## THE PROBLEM:
Count every line in the data below where the word "lines" appears, then state only that count.

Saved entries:
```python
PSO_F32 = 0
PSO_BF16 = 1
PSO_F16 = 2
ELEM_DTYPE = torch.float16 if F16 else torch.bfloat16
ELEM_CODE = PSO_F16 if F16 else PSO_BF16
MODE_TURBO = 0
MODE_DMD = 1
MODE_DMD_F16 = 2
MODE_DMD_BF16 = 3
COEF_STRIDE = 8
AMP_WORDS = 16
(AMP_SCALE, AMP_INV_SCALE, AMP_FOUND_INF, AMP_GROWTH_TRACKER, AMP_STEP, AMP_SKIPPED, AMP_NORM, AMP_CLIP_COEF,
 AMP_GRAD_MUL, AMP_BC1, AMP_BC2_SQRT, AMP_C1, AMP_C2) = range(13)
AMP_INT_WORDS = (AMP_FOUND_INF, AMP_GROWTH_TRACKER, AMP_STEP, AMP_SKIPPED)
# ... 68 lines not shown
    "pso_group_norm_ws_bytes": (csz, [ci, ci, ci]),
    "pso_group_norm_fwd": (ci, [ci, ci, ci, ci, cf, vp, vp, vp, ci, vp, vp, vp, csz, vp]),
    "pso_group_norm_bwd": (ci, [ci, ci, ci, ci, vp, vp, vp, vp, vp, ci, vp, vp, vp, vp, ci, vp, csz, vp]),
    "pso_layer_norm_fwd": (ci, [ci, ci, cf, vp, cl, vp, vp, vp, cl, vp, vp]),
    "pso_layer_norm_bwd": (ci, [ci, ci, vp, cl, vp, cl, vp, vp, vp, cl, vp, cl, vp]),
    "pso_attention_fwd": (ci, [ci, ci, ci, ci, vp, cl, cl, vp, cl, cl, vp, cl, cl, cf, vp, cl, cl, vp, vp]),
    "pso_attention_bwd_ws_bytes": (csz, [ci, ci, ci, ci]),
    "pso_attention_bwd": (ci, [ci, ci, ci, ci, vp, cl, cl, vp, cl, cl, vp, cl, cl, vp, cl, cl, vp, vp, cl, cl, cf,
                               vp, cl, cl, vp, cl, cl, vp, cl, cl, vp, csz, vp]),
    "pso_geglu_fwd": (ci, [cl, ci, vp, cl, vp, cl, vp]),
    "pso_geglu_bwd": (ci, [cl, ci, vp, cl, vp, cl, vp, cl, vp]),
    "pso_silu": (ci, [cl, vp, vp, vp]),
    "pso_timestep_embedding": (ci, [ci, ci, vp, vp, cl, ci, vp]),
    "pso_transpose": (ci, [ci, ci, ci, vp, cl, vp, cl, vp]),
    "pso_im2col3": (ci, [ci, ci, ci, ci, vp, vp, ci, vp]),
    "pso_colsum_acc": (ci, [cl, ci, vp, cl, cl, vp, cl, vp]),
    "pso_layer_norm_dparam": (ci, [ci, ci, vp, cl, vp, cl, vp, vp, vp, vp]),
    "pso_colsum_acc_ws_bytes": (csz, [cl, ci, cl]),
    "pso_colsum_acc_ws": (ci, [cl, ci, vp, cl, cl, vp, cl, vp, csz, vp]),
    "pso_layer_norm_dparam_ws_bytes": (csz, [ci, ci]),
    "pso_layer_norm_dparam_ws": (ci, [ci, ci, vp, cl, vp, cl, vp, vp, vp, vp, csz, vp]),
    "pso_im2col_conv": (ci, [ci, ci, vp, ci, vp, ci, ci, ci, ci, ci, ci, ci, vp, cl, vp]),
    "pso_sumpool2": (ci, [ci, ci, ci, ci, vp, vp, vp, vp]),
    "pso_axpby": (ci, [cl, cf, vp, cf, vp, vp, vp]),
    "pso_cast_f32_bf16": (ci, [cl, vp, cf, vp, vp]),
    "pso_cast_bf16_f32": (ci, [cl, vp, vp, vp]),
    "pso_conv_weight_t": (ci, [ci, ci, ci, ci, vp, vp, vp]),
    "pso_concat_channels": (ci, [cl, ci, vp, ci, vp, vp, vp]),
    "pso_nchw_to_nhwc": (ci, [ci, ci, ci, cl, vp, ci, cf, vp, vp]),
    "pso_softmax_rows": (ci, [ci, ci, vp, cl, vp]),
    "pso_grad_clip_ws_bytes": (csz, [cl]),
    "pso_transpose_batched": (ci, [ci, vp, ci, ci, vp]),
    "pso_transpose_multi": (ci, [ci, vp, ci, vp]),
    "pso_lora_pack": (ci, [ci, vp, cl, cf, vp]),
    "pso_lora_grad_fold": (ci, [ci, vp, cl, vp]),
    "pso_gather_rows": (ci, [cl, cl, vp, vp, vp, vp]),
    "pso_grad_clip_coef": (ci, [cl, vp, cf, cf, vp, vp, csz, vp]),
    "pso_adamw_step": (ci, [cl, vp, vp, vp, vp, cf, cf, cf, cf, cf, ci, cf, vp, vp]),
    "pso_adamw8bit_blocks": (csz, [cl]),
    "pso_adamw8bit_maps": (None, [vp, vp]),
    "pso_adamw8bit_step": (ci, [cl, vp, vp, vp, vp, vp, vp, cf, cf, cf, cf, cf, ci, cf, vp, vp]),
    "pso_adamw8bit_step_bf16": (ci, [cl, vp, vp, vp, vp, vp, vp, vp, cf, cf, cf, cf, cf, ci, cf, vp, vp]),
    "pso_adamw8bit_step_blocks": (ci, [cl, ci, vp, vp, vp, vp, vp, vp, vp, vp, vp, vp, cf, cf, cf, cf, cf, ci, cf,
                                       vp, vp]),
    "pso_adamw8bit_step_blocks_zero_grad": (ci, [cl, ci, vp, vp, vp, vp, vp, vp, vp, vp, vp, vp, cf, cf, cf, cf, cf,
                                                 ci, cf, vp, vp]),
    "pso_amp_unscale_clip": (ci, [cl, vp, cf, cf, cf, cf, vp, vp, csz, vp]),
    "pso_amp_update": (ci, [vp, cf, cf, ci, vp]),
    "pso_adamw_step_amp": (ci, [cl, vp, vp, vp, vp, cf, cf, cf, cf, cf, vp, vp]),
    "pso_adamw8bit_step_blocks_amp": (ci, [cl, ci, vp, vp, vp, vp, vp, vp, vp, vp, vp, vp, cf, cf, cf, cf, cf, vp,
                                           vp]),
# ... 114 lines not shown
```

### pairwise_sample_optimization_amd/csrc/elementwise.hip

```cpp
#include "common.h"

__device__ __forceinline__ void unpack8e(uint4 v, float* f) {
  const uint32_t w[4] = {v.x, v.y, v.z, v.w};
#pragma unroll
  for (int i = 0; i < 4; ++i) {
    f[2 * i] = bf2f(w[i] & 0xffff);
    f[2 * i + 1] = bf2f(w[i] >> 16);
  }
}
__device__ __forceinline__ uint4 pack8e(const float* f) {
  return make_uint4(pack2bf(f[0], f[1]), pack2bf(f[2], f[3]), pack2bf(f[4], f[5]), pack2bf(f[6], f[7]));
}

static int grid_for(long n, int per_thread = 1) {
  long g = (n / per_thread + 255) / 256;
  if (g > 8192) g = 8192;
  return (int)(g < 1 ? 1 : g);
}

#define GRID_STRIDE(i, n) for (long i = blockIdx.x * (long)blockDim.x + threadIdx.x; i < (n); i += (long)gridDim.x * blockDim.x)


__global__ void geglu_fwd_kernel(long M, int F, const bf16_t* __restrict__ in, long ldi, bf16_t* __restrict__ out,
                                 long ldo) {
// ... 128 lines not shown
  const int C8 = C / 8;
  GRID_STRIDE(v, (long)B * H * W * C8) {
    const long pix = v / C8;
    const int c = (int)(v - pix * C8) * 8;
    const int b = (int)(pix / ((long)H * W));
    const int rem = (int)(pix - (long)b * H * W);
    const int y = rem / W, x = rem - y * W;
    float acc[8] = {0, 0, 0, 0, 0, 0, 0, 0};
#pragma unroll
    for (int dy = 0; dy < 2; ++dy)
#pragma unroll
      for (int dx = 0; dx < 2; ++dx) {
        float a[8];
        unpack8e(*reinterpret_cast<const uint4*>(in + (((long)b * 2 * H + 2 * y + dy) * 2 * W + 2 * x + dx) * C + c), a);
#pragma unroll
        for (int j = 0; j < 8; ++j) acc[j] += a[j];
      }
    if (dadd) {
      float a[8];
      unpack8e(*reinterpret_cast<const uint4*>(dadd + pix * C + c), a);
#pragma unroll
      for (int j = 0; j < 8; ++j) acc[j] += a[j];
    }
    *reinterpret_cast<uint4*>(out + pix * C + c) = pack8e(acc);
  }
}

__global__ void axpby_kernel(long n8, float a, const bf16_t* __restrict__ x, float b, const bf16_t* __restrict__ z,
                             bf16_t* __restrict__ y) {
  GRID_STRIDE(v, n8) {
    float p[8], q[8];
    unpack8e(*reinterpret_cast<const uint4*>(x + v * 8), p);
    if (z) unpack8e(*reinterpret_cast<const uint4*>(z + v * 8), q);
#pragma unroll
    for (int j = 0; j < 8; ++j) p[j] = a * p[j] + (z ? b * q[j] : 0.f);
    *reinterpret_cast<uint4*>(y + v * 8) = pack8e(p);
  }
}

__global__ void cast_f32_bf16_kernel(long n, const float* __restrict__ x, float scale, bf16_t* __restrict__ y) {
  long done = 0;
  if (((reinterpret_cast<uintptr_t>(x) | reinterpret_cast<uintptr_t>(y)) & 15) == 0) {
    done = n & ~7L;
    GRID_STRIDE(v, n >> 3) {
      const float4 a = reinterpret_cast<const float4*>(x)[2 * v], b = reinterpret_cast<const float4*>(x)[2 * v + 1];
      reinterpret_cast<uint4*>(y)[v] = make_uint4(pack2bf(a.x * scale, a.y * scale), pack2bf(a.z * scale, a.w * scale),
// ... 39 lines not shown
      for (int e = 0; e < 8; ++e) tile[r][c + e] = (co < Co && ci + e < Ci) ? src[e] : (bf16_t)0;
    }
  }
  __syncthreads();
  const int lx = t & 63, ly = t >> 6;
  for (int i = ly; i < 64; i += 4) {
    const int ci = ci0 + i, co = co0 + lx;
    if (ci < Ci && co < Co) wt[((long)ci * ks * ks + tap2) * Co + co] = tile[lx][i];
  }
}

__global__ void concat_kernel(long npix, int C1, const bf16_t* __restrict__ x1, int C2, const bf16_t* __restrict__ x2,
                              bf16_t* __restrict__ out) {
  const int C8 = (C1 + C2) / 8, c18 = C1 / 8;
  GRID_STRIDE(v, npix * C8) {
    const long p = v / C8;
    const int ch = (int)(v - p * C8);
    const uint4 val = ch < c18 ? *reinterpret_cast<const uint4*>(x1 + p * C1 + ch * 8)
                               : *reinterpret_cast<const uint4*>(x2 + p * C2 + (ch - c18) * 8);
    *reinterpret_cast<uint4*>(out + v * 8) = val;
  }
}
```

## EXERCISE ANSWER:
4